Data records:
:::::
#ifndef MSI_X2_WAVES
#define MSI_X2_WAVES 4
#endif
#ifndef MSI_X2_LATE_CB
#define MSI_X2_LATE_CB 1
#endif
template <int NP>
__device__ __forceinline__ void split_mfma(f32x16 &acc, f32x16 &lo, const v4f &ah, const v4f &am, const v4f &al, const v4f &bh, const v4f &bm, const v4f &bl);
template <int RATE, int APPLY, int NPL, int TH>
__device__ __forceinline__ void conv_halo_x3_body(const ConvParams &p, char *smem) {
  typedef HaloGeomX3<RATE, x3_nstg(RATE, NPL), NPL, TH> G;
  constexpr int RY = x3_rate_y(RATE), RX = x3_rate_x(RATE), PW = G::PW, NPX = G::NPX, NLOAD = G::NLOAD;
  static_assert(RATE != 3 || TH == 4, "row-parity tiles: four rows");
  constexpr int MT = TH / 4, NT = 1, BM = 16 * TH;
  static_assert(TH == 4 || (TH == 8 && NPL == 3 && RATE == 1), "the 8-row tile is built for the six-product form at rate 1");
#ifdef MSI_CONV_TIMING
  const unsigned long long ts0 = __builtin_amdgcn_s_memtime(), ts0r = __builtin_amdgcn_s_memrealtime();
#endif
  const int tid = threadIdx.x, lane = tid & 63;
  const int wave = __builtin_amdgcn_readfirstlane(tid >> 6);
  const int wm = wave >> 1, wn = wave & 1;
  const int CH = p.cpt0;
  int t, c0 = 0, c1 = CH, ks = 0, slot = 0;
  {
    const int bid = blockIdx.x;
    if (bid < p.nb_main && p.split0 == 1) {
      const int q = p.n_main >> 3, r = p.n_main & 7, xcd = bid & 7, local = bid >> 3;
      t = (xcd < r ? xcd * (q + 1) : r * (q + 1) + (xcd - r) * q) + local;
    } else {
      int sp, r, tbase;
      unsigned mg;
      if (bid < p.nb_main) { sp = p.split0; mg = p.mg_sp0; r = bid; tbase = 0; }
      else { sp = p.split; mg = p.mg_sp; r = bid - p.nb_main; tbase = p.n_main; }
      const int tl = (int)udiv_magic((unsigned)r, (unsigned)sp, mg);
      ks = r - tl * sp;
      t = tbase + tl;
      c0 = (int)udiv_magic((unsigned)(ks * CH), (unsigned)sp, mg);
      c1 = (int)udiv_magic((unsigned)((ks + 1) * CH), (unsigned)sp, mg);
      slot = bid - (p.split0 == 1 ? p.nb_main : 0);
    }
  }
  const bool full = (c0 == 0) & (c1 == CH);
  int tile_m, tile_n, b;
  {
    int r = t;
    const int q1 = (int)udiv_magic((unsigned)r, (unsigned)p.tiles_m, p.mg_tm);
    tile_m = r - q1 * p.tiles_m; r = q1;
    const int q2 = (int)udiv_magic((unsigned)r, (unsigned)p.tiles_n, p.mg_tn);
    tile_n = r - q2 * p.tiles_n;
    b = q2;
  }
  LnShard shard = {0, 0};
  if (APPLY) shard = ln_shard_load(p.ln_sums + (size_t)b * LN_SHARDS * LN_WORDS, tid);
  const int tyi = (int)udiv_magic((unsigned)tile_m, (unsigned)p.halo_tx, p.mg_htx);
  const int ow0 = (tile_m - tyi * p.halo_tx) * 16;
  const int H = p.Hin, W = p.Win, C = p.C0;
  v4f cbv[4] = {};
  if (MT == 1 && (!MSI_X2_LATE_CB || NPL != 2)) load_coord_bias(p, tile_m, tile_n, tid, cbv);
  const int S = p.ksteps;
  const int plane_bytes = p.npad * G::B_ROW;
  const __amdgpu_buffer_rsrc_t rsrc_b = __builtin_amdgcn_make_buffer_rsrc((void *)p.wpk_x3, 0, (int)((size_t)S * NPL * plane_bytes), 0x00020000);
  const unsigned b_voff = (unsigned)((tile_n * 64 + wave * 16 + (lane >> 2)) * G::B_ROW + (lane & 3) * 16);
  int c = c0, cpar = 0;
  (void)cpar;
  auto b_issue = [&](const int c, const int tap, const int st) __attribute__((always_inline)) {
    if (MSI_X3_ABLATE & 1) return;
    char *sB_ = smem + G::A_BYTES + st * G::B_STAGE + wave * 16 * G::B_ROW;
    const int soff_ = (tap * CH + c) * NPL * plane_bytes;
    __builtin_amdgcn_raw_ptr_buffer_load_lds(rsrc_b, (lds_void *)sB_, 16, b_voff, soff_, 0, 0);
    __builtin_amdgcn_raw_ptr_buffer_load_lds(rsrc_b, (lds_void *)(sB_ + G::B_PLANE), 16, b_voff, soff_ + plane_bytes, 0, 0);
    if (NPL == 3) __builtin_amdgcn_raw_ptr_buffer_load_lds(rsrc_b, (lds_void *)(sB_ + 2 * G::B_PLANE), 16, b_voff, soff_ + 2 * plane_bytes, 0, 0);
  };
  b_issue(c0, 0, 0);
  if (G::NSTG == 3) b_issue(c0, 1, 1);

  unsigned voff[NLOAD], lds_a[NLOAD];
  bool pok[NLOAD];
  const int cslot = tid & 7;
#pragma unroll
  for (int k = 0; k < NLOAD; ++k) {
    const int pp = (tid + 256 * k) >> 3;
    const int py = pp / PW, px = pp - py * PW;
    const int ih = RATE == 3 ? (tyi >> 1) * (2 * TH) + (tyi & 1) + 2 * (py - 1) : tyi * TH - RY + py;
    int iw = ow0 - RX + px;
    if (p.wrap) iw = iw < 0 ? iw + W : (iw >= W ? iw - W : iw);
    pok[k] = pp < NPX && ih >= 0 && ih < H && iw >= 0 && iw < W;
    voff[k] = pok[k] ? __umul24((unsigned)(ih * W + iw), (unsigned)(C * 4)) + (unsigned)(cslot * 16) : OOB;
    lds_a[k] = pp < NPX ? (unsigned)(py * G::ROW_PITCH + px * G::PIX_BYTES + cslot * 8) : 0xffffffffu;
  }
  const size_t in_bytes = (size_t)H * W * C * 4;
  const __amdgpu_buffer_rsrc_t rsrc_a = __builtin_amdgcn_make_buffer_rsrc((void *)(p.x0 + (size_t)b * in_bytes), 0, (int)in_bytes, 0x00020000);

  float inv_f = 1.f, mu_hi = 0.f, mu_lo = 0.f;
  bool has_pad = false;
  if (APPLY) {
    bool bad = false;
#pragma unroll
    for (int k = 0; k < NLOAD; ++k) bad |= (lds_a[k] != 0xffffffffu) && !pok[k];
    has_pad = __builtin_amdgcn_ballot_w64(bad) != 0;
  }
  v4f araw[NLOAD], g4, be4;
  unsigned amax_ = 0u;
  auto patch_load = [&](const int c) __attribute__((always_inline)) {
#pragma unroll
    for (int k_ = 0; k_ < NLOAD; ++k_)
      araw[k_] = __builtin_bit_cast(v4f, (u32x4_t)__builtin_amdgcn_raw_buffer_load_b128(rsrc_a, voff[k_], c * ROW_BYTES, 0));
    if (APPLY) {
      g4 = *reinterpret_cast<const v4f *>(p.ln_gamma + c * 32 + cslot * 4);
      be4 = *reinterpret_cast<const v4f *>(p.ln_beta + c * 32 + cslot * 4);
    }
  };
  auto patch_store = [&]() __attribute__((always_inline)) {
    v4f s4 = {1.f, 1.f, 1.f, 1.f}, t4 = {0.f, 0.f, 0.f, 0.f};
    if (APPLY) {
      s4 = inv_f * g4;
      const v4f nh = {-mu_hi, -mu_hi, -mu_hi, -mu_hi}, nl = {-mu_lo, -mu_lo, -mu_lo, -mu_lo};
      t4 = __builtin_elementwise_fma(nl, s4, __builtin_elementwise_fma(nh, s4, be4));
    }
#pragma unroll
    for (int k_ = 0; k_ < NLOAD; ++k_) {
      v4f y = araw[k_];
      if (APPLY) {
        y = __builtin_elementwise_max(__builtin_elementwise_fma(y, s4, t4), v4f{0.f, 0.f, 0.f, 0.f});
        if (has_pad && !pok[k_]) y = v4f{0.f, 0.f, 0.f, 0.f};
      }
      if (NPL == 2) {
        typedef _Float16 h2_t __attribute__((ext_vector_type(2)));
        typedef unsigned u2x_t __attribute__((ext_vector_type(2)));
        f16_range_track(amax_, y);
        const h2_t ha = {(_Float16)y.x, (_Float16)y.y}, hb = {(_Float16)y.z, (_Float16)y.w};
        const h2_t ma = {(_Float16)((y.x - (float)ha.x) * 2048.f), (_Float16)((y.y - (float)ha.y) * 2048.f)};
        const h2_t mb = {(_Float16)((y.z - (float)hb.x) * 2048.f), (_Float16)((y.w - (float)hb.y) * 2048.f)};
        if (lds_a[k_] != 0xffffffffu) {
          *reinterpret_cast<u2x_t *>(smem + lds_a[k_]) = u2x_t{__builtin_bit_cast(unsigned, ha), __builtin_bit_cast(unsigned, hb)};
          *reinterpret_cast<u2x_t *>(smem + lds_a[k_] + 64) = u2x_t{__builtin_bit_cast(unsigned, ma), __builtin_bit_cast(unsigned, mb)};
        }
      } else {
      unsigned h0, h1, m0, m1, l0, l1;
      asm("v_cvt_pk_bf16_f32 %0, %1, %2" : "=v"(h0) : "v"(y.x), "v"(y.y));
      asm("v_cvt_pk_bf16_f32 %0, %1, %2" : "=v"(h1) : "v"(y.z), "v"(y.w));
      v4f r = y - v4f{__builtin_bit_cast(float, h0 << 16), __builtin_bit_cast(float, h0 & 0xffff0000u),
                      __builtin_bit_cast(float, h1 << 16), __builtin_bit_cast(float, h1 & 0xffff0000u)};
      asm("v_cvt_pk_bf16_f32 %0, %1, %2" : "=v"(m0) : "v"(r.x), "v"(r.y));
      asm("v_cvt_pk_bf16_f32 %0, %1, %2" : "=v"(m1) : "v"(r.z), "v"(r.w));
      r = r - v4f{__builtin_bit_cast(float, m0 << 16), __builtin_bit_cast(float, m0 & 0xffff0000u),
                  __builtin_bit_cast(float, m1 << 16), __builtin_bit_cast(float, m1 & 0xffff0000u)};
      asm("v_cvt_pk_bf16_f32 %0, %1, %2" : "=v"(l0) : "v"(r.x), "v"(r.y));
      asm("v_cvt_pk_bf16_f32 %0, %1, %2" : "=v"(l1) : "v"(r.z), "v"(r.w));
      if (lds_a[k_] != 0xffffffffu) {
        typedef unsigned u2x_t __attribute__((ext_vector_type(2)));
        *reinterpret_cast<u2x_t *>(smem + lds_a[k_]) = u2x_t{h0, h1};
        *reinterpret_cast<u2x_t *>(smem + lds_a[k_] + 64) = u2x_t{m0, m1};
        *reinterpret_cast<u2x_t *>(smem + lds_a[k_] + 128) = u2x_t{l0, l1};
      }
    }
    }
  };
  const int frow = lane & 31, fh = lane >> 5, fswz = (frow >> 1) & 7;
  const unsigned lds_base = (unsigned)(size_t)(lds_void *)smem;
  const unsigned a_base = lds_base + (unsigned)((2 * MT * wm + (frow >> 4)) * G::ROW_PITCH + ((frow & 15) ^ ((frow >> 4) << 3)) * G::PIX_BYTES + fh * 16);
  unsigned b_s[2];
  (void)fswz;
#pragma unroll
  for (int s_ = 0; s_ < 2; ++s_)
    b_s[s_] = lds_base + G::A_BYTES + (wn * 32 + frow) * G::B_ROW + (((2 * s_ + fh) ^ ((frow >> 2) & 3)) << 4);
  typedef __bf16 bf16x8 __attribute__((ext_vector_type(8)));
  typedef _Float16 f16x8 __attribute__((ext_vector_type(8)));
  f32x16 acc[MT][1], acc_lo;
#pragma unroll
  for (int i = 0; i < MT; ++i)
#pragma unroll
    for (int r = 0; r < 16; ++r) acc[i][0][r] = acc_lo[r] = 0.f;

  auto htap = [&](auto TAP_c) __attribute__((always_inline)) {
    constexpr int TAP = decltype(TAP_c)::value;
    constexpr int KH_ = TAP / 3, KW_ = TAP % 3;
    const unsigned bst_ = (unsigned)(G::NSTG == 3 ? TAP % 3 : ((TAP ^ cpar) & 1)) * G::B_STAGE;
    constexpr int AOFF_ = KH_ * RY * G::ROW_PITCH + KW_ * RX * G::PIX_BYTES;
    v4f ah_[2], am_[2], al_[2], bh_[2], bm_[2], bl_[2];
    if (MSI_X3_EARLY_DMA || G::NSTG == 2) {
      constexpr int PD_ = G::NSTG - 1;
      const int stn_ = G::NSTG == 3 ? (TAP + 2) % 3 : (((TAP ^ cpar) & 1) ^ 1);
      if (TAP + PD_ < 9) { b_issue(c, TAP + PD_, stn_); }
      else if (c + 1 < c1) { b_issue(c + 1, TAP + PD_ - 9, stn_); }
    }
    if (NPL == 2) {
#pragma unroll
      for (int s_ = 0; s_ < 2; ++s_) {
        ah_[s_] = s_ == 0 ? lds_read128<AOFF_>(a_base) : lds_read128<AOFF_ + 32>(a_base);
        bh_[s_] = lds_read128<0>(b_s[s_] + bst_);
        am_[s_] = s_ == 0 ? lds_read128<AOFF_ + 64>(a_base) : lds_read128<AOFF_ + 96>(a_base);
        bm_[s_] = lds_read128<G::B_PLANE>(b_s[s_] + bst_);
      }
#pragma unroll
      for (int s_ = 0; s_ < 2; ++s_) {
        if (s_ == 0) wait_lgkm4<4>(ah_[0], bh_[0], am_[0], bm_[0]);
        else wait_lgkm4<0>(ah_[1], bh_[1], am_[1], bm_[1]);
        acc_lo = __builtin_amdgcn_mfma_f32_32x32x16_f16(__builtin_bit_cast(f16x8, bm_[s_]), __builtin_bit_cast(f16x8, ah_[s_]), acc_lo, 0, 0, 0);
        acc[0][0] = __builtin_amdgcn_mfma_f32_32x32x16_f16(__builtin_bit_cast(f16x8, bh_[s_]), __builtin_bit_cast(f16x8, ah_[s_]), acc[0][0], 0, 0, 0);
        acc_lo = __builtin_amdgcn_mfma_f32_32x32x16_f16(__builtin_bit_cast(f16x8, bh_[s_]), __builtin_bit_cast(f16x8, am_[s_]), acc_lo, 0, 0, 0);
        __builtin_amdgcn_sched_barrier(0);
        if (s_ == 0) {
          if (TAP == 0 && c + 1 < c1) patch_load(c + 1);
          if (!MSI_X3_EARLY_DMA && G::NSTG == 3) {
            if (TAP + 2 < 9) { b_issue(c, TAP + 2, (TAP + 2) % 3); }
            else if (c + 1 < c1) { b_issue(c + 1, TAP - 7, (TAP + 2) % 3); }
          }
        }
      }
    } else if constexpr (MT == 2) {
      constexpr int A1_ = AOFF_ + 2 * G::ROW_PITCH;
      v4f xh_[2][2], xm_[2][2], xl_[2][2];
      bh_[0] = lds_read128<0>(b_s[0] + bst_); bm_[0] = lds_read128<G::B_PLANE>(b_s[0] + bst_); bl_[0] = lds_read128<2 * G::B_PLANE>(b_s[0] + bst_);
      xh_[0][0] = lds_read128<AOFF_>(a_base); xm_[0][0] = lds_read128<AOFF_ + 64>(a_base); xl_[0][0] = lds_read128<AOFF_ + 128>(a_base);
      xh_[0][1] = lds_read128<A1_>(a_base); xm_[0][1] = lds_read128<A1_ + 64>(a_base); xl_[0][1] = lds_read128<A1_ + 128>(a_base);
      bh_[1] = lds_read128<0>(b_s[1] + bst_); bm_[1] = lds_read128<G::B_PLANE>(b_s[1] + bst_); bl_[1] = lds_read128<2 * G::B_PLANE>(b_s[1] + bst_);
      wait_lgkm6<6>(bh_[0], bm_[0], bl_[0], xh_[0][0], xm_[0][0], xl_[0][0]);
      split_mfma<3>(acc[0][0], acc_lo, xh_[0][0], xm_[0][0], xl_[0][0], bh_[0], bm_[0], bl_[0]);
      __builtin_amdgcn_sched_barrier(0);
      xh_[1][0] = lds_read128<AOFF_ + 32>(a_base); xm_[1][0] = lds_read128<AOFF_ + 96>(a_base); xl_[1][0] = lds_read128<AOFF_ + 160>(a_base);
      xh_[1][1] = lds_read128<A1_ + 32>(a_base); xm_[1][1] = lds_read128<A1_ + 96>(a_base); xl_[1][1] = lds_read128<A1_ + 160>(a_base);
      if (TAP == 0 && c + 1 < c1) patch_load(c + 1);
      wait_lgkm6<9>(xh_[0][1], xm_[0][1], xl_[0][1], bh_[0], bm_[0], bl_[0]);
      split_mfma<3>(acc[1][0], acc_lo, xh_[0][1], xm_[0][1], xl_[0][1], bh_[0], bm_[0], bl_[0]);
      __builtin_amdgcn_sched_barrier(0);
      wait_lgkm6<3>(bh_[1], bm_[1], bl_[1], xh_[1][0], xm_[1][0], xl_[1][0]);
      split_mfma<3>(acc[0][0], acc_lo, xh_[1][0], xm_[1][0], xl_[1][0], bh_[1], bm_[1], bl_[1]);
      __builtin_amdgcn_sched_barrier(0);
      wait_lgkm6<0>(xh_[1][1], xm_[1][1], xl_[1][1], bh_[1], bm_[1], bl_[1]);
      split_mfma<3>(acc[1][0], acc_lo, xh_[1][1], xm_[1][1], xl_[1][1], bh_[1], bm_[1], bl_[1]);
      __builtin_amdgcn_sched_barrier(0);
    } else {
    if (!(MSI_X3_ABLATE & 8))
#pragma unroll
      for (int s_ = 0; s_ < 2; ++s_) {
      ah_[s_] = s_ == 0 ? lds_read128<AOFF_>(a_base) : lds_read128<AOFF_ + 32>(a_base);
      bh_[s_] = lds_read128<0>(b_s[s_] + bst_);
      am_[s_] = s_ == 0 ? lds_read128<AOFF_ + 64>(a_base) : lds_read128<AOFF_ + 96>(a_base);
      bm_[s_] = lds_read128<G::B_PLANE>(b_s[s_] + bst_);
      al_[s_] = s_ == 0 ? lds_read128<AOFF_ + 128>(a_base) : lds_read128<AOFF_ + 160>(a_base);
      bl_[s_] = lds_read128<2 * G::B_PLANE>(b_s[s_] + bst_);
    }
#pragma unroll
      for (int s_ = 0; s_ < 2; ++s_) {
      if (s_ == 0) wait_lgkm6<6>(ah_[0], bh_[0], am_[0], bm_[0], al_[0], bl_[0]);
      else wait_lgkm6<0>(ah_[1], bh_[1], am_[1], bm_[1], al_[1], bl_[1]);
      if (!(MSI_X3_ABLATE & 16)) {
      acc[0][0] = __builtin_amdgcn_mfma_f32_32x32x16_bf16(__builtin_bit_cast(bf16x8, bm_[s_]), __builtin_bit_cast(bf16x8, am_[s_]), acc[0][0], 0, 0, 0);
      acc[0][0] = __builtin_amdgcn_mfma_f32_32x32x16_bf16(__builtin_bit_cast(bf16x8, bh_[s_]), __builtin_bit_cast(bf16x8, al_[s_]), acc[0][0], 0, 0, 0);
      acc[0][0] = __builtin_amdgcn_mfma_f32_32x32x16_bf16(__builtin_bit_cast(bf16x8, bl_[s_]), __builtin_bit_cast(bf16x8, ah_[s_]), acc[0][0], 0, 0, 0);
      acc[0][0] = __builtin_amdgcn_mfma_f32_32x32x16_bf16(__builtin_bit_cast(bf16x8, bh_[s_]), __builtin_bit_cast(bf16x8, am_[s_]), acc[0][0], 0, 0, 0);
      acc[0][0] = __builtin_amdgcn_mfma_f32_32x32x16_bf16(__builtin_bit_cast(bf16x8, bm_[s_]), __builtin_bit_cast(bf16x8, ah_[s_]), acc[0][0], 0, 0, 0);
      acc[0][0] = __builtin_amdgcn_mfma_f32_32x32x16_bf16(__builtin_bit_cast(bf16x8, bh_[s_]), __builtin_bit_cast(bf16x8, ah_[s_]), acc[0][0], 0, 0, 0);
      }
      __builtin_amdgcn_sched_barrier(0);
      if (s_ == 0) {
        if (TAP == 0 && c + 1 < c1) patch_load(c + 1);
        if (!MSI_X3_EARLY_DMA && G::NSTG == 3) {
        if (TAP + 2 < 9) { b_issue(c, TAP + 2, (TAP + 2) % 3); }
        else if (c + 1 < c1) { b_issue(c + 1, TAP - 7, (TAP + 2) % 3); }
        }
      }
    }
    }
    {
      const bool issued_ = (TAP + 2 < 9) || (c + 1 < c1);
      if (G::NSTG == 2) {
        if (TAP == 0 && c + 1 < c1) wait_vmcnt<NLOAD + (APPLY ? 2 : 0)>();
        else wait_vmcnt<0>();
      } else if (TAP == 0 && c + 1 < c1) wait_vmcnt<NPL + NLOAD + (APPLY ? 2 : 0)>();
      else if (issued_) wait_vmcnt<NPL>();
      else wait_vmcnt<0>();
    }
    if (!(MSI_X3_ABLATE & 4)) __builtin_amdgcn_s_barrier();
  };

  patch_load(c0);
  if (APPLY) {
    double *s_stat = reinterpret_cast<double *>(smem);
    ln_mean_inv_pre(shard, p.ln_inv_n, p.ln_scl_src, p.status, s_stat, tid);
    const double mu = s_stat[0];
    inv_f = (float)s_stat[1];
    mu_hi = (float)mu;
    mu_lo = (float)(mu - (double)mu_hi);
    __syncthreads();
  }
  wait_vmcnt<0>();
  patch_store();
  asm volatile("s_waitcnt lgkmcnt(0)" ::: "memory");
  __builtin_amdgcn_s_barrier();
#ifdef MSI_CONV_TIMING
  const unsigned long long ts1 = __builtin_amdgcn_s_memtime();
#endif
  for (; c < c1; ++c) {
    cpar = (c - c0) & 1;
    htap(IC<0>{}); htap(IC<1>{}); htap(IC<2>{}); htap(IC<3>{}); htap(IC<4>{}); htap(IC<5>{}); htap(IC<6>{}); htap(IC<7>{}); htap(IC<8>{});
    if (c + 1 < c1 && !(MSI_X3_ABLATE & 32)) {
      patch_store();
      asm volatile("s_waitcnt lgkmcnt(0)" ::: "memory");
      __builtin_amdgcn_s_barrier();
    }
  }
  if (MSI_X2_LATE_CB && NPL == 2) load_coord_bias(p, tile_m, tile_n, tid, cbv);
  if (NPL == 2) {
#pragma unroll
    for (int r = 0; r < 16; ++r) acc[0][0][r] = __builtin_fmaf(acc_lo[r], 1.f / 2048.f, acc[0][0][r]);
    if (__builtin_amdgcn_ballot_w64(amax_ > F16_MAX_BITS) != 0 && lane == 0) atomicOr(p.status, STATUS_F16_SPLIT_RANGE);
  }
:::::
Restate exactly the records above from their first line through the line that holds "template <int NP>", please, including both and leaving out all others.

#ifndef MSI_X2_WAVES
#define MSI_X2_WAVES 4
#endif
#ifndef MSI_X2_LATE_CB
#define MSI_X2_LATE_CB 1
#endif
template <int NP>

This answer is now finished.